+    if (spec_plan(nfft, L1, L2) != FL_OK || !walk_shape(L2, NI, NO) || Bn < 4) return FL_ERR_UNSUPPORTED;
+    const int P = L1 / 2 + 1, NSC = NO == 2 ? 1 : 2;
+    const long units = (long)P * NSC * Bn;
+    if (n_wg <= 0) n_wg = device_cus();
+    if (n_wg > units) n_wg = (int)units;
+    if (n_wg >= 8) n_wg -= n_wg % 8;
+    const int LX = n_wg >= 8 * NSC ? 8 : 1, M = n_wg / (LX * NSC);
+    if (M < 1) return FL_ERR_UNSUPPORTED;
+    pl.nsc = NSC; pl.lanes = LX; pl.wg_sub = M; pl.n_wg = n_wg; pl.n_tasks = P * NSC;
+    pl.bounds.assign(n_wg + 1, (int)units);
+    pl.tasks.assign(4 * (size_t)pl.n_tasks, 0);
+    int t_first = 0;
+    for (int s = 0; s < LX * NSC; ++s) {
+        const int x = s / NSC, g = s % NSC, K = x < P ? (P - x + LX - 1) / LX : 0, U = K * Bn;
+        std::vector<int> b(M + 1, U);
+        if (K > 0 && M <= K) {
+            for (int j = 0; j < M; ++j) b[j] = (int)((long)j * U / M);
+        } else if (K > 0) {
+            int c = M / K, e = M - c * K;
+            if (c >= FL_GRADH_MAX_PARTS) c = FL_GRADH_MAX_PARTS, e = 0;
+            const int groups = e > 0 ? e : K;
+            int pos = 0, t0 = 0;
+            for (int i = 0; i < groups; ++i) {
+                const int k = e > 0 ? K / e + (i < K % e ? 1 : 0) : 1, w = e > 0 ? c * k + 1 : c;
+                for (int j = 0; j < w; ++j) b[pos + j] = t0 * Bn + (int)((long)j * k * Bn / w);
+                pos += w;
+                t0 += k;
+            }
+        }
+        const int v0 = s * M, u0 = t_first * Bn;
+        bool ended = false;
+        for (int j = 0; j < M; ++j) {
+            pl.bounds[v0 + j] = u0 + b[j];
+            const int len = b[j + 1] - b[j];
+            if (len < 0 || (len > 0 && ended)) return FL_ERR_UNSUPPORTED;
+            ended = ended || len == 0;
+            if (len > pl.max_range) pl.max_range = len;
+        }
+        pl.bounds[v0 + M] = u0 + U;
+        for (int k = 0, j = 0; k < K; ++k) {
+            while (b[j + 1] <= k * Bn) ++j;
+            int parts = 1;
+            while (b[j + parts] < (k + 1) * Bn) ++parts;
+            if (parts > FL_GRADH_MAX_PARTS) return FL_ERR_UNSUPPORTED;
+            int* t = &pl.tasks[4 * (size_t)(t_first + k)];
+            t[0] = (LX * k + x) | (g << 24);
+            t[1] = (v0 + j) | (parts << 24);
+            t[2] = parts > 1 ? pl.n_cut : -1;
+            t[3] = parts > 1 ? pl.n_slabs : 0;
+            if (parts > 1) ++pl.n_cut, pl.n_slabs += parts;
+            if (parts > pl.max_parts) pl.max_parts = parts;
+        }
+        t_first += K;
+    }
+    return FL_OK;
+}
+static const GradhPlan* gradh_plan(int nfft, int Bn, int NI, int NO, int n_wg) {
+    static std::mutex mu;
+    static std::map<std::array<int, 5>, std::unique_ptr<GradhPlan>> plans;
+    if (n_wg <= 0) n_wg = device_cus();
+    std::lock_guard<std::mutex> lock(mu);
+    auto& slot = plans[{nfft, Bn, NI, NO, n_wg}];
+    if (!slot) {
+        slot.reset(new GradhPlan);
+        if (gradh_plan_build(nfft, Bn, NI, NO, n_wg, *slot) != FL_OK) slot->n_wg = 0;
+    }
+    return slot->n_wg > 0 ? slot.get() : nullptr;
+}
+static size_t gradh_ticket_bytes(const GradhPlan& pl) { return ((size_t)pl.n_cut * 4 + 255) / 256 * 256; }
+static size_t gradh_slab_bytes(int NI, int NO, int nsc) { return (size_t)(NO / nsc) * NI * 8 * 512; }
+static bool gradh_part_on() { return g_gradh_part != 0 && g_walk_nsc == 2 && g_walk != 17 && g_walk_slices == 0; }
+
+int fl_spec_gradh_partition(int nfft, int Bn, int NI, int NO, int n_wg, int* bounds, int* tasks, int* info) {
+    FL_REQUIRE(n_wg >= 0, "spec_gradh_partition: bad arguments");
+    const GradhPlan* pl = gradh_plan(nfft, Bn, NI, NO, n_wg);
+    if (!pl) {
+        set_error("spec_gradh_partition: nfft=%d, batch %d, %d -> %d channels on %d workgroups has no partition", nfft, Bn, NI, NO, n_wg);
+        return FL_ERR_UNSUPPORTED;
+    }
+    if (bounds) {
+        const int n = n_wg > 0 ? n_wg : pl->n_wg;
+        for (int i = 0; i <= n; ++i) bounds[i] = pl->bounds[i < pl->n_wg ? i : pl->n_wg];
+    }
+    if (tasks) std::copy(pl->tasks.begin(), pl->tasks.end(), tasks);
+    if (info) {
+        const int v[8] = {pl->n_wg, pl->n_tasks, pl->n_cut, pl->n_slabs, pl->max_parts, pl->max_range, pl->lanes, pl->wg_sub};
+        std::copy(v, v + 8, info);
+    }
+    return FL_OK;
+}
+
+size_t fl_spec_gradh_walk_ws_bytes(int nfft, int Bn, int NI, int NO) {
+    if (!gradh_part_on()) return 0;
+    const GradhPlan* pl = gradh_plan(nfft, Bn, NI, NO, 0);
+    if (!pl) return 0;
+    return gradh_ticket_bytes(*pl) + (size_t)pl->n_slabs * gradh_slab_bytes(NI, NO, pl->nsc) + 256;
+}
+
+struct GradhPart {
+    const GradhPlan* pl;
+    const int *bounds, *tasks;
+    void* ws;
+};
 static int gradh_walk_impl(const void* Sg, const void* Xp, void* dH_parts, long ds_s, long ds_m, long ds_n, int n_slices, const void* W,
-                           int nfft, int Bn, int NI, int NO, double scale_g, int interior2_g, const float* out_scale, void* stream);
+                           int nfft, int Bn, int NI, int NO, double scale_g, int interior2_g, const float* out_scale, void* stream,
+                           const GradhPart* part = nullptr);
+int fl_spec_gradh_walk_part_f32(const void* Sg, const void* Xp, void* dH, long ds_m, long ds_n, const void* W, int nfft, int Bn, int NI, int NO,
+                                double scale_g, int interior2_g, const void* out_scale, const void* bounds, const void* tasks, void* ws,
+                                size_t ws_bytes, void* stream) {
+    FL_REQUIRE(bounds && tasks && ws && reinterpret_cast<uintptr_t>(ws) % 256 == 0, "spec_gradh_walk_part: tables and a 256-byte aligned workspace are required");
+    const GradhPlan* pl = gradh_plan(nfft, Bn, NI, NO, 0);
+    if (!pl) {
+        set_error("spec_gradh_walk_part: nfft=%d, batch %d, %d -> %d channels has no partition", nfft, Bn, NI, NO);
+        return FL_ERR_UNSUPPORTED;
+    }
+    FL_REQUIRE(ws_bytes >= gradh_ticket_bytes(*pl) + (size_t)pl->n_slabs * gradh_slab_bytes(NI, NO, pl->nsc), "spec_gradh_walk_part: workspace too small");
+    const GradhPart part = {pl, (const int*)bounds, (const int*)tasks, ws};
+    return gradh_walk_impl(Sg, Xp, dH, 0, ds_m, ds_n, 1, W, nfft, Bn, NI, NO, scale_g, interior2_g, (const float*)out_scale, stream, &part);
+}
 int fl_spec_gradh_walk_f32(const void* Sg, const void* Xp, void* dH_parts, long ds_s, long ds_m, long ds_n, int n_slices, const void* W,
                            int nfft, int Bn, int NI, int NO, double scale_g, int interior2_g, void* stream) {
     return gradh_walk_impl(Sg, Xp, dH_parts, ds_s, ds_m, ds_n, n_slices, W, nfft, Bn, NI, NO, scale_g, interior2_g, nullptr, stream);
────────
PROBLEM STATEMENT -> Look above for the line holding "pl.tasks.assign(4 * (size_t)pl.n_tasks, 0);", then set down exactly that line and every line after it up to and including the line holding "K, e = M - c * K;", with nothing else.

RESPONSE ->
+    pl.tasks.assign(4 * (size_t)pl.n_tasks, 0);
+    int t_first = 0;
+    for (int s = 0; s < LX * NSC; ++s) {
+        const int x = s / NSC, g = s % NSC, K = x < P ? (P - x + LX - 1) / LX : 0, U = K * Bn;
+        std::vector<int> b(M + 1, U);
+        if (K > 0 && M <= K) {
+            for (int j = 0; j < M; ++j) b[j] = (int)((long)j * U / M);
+        } else if (K > 0) {
+            int c = M / K, e = M - c * K;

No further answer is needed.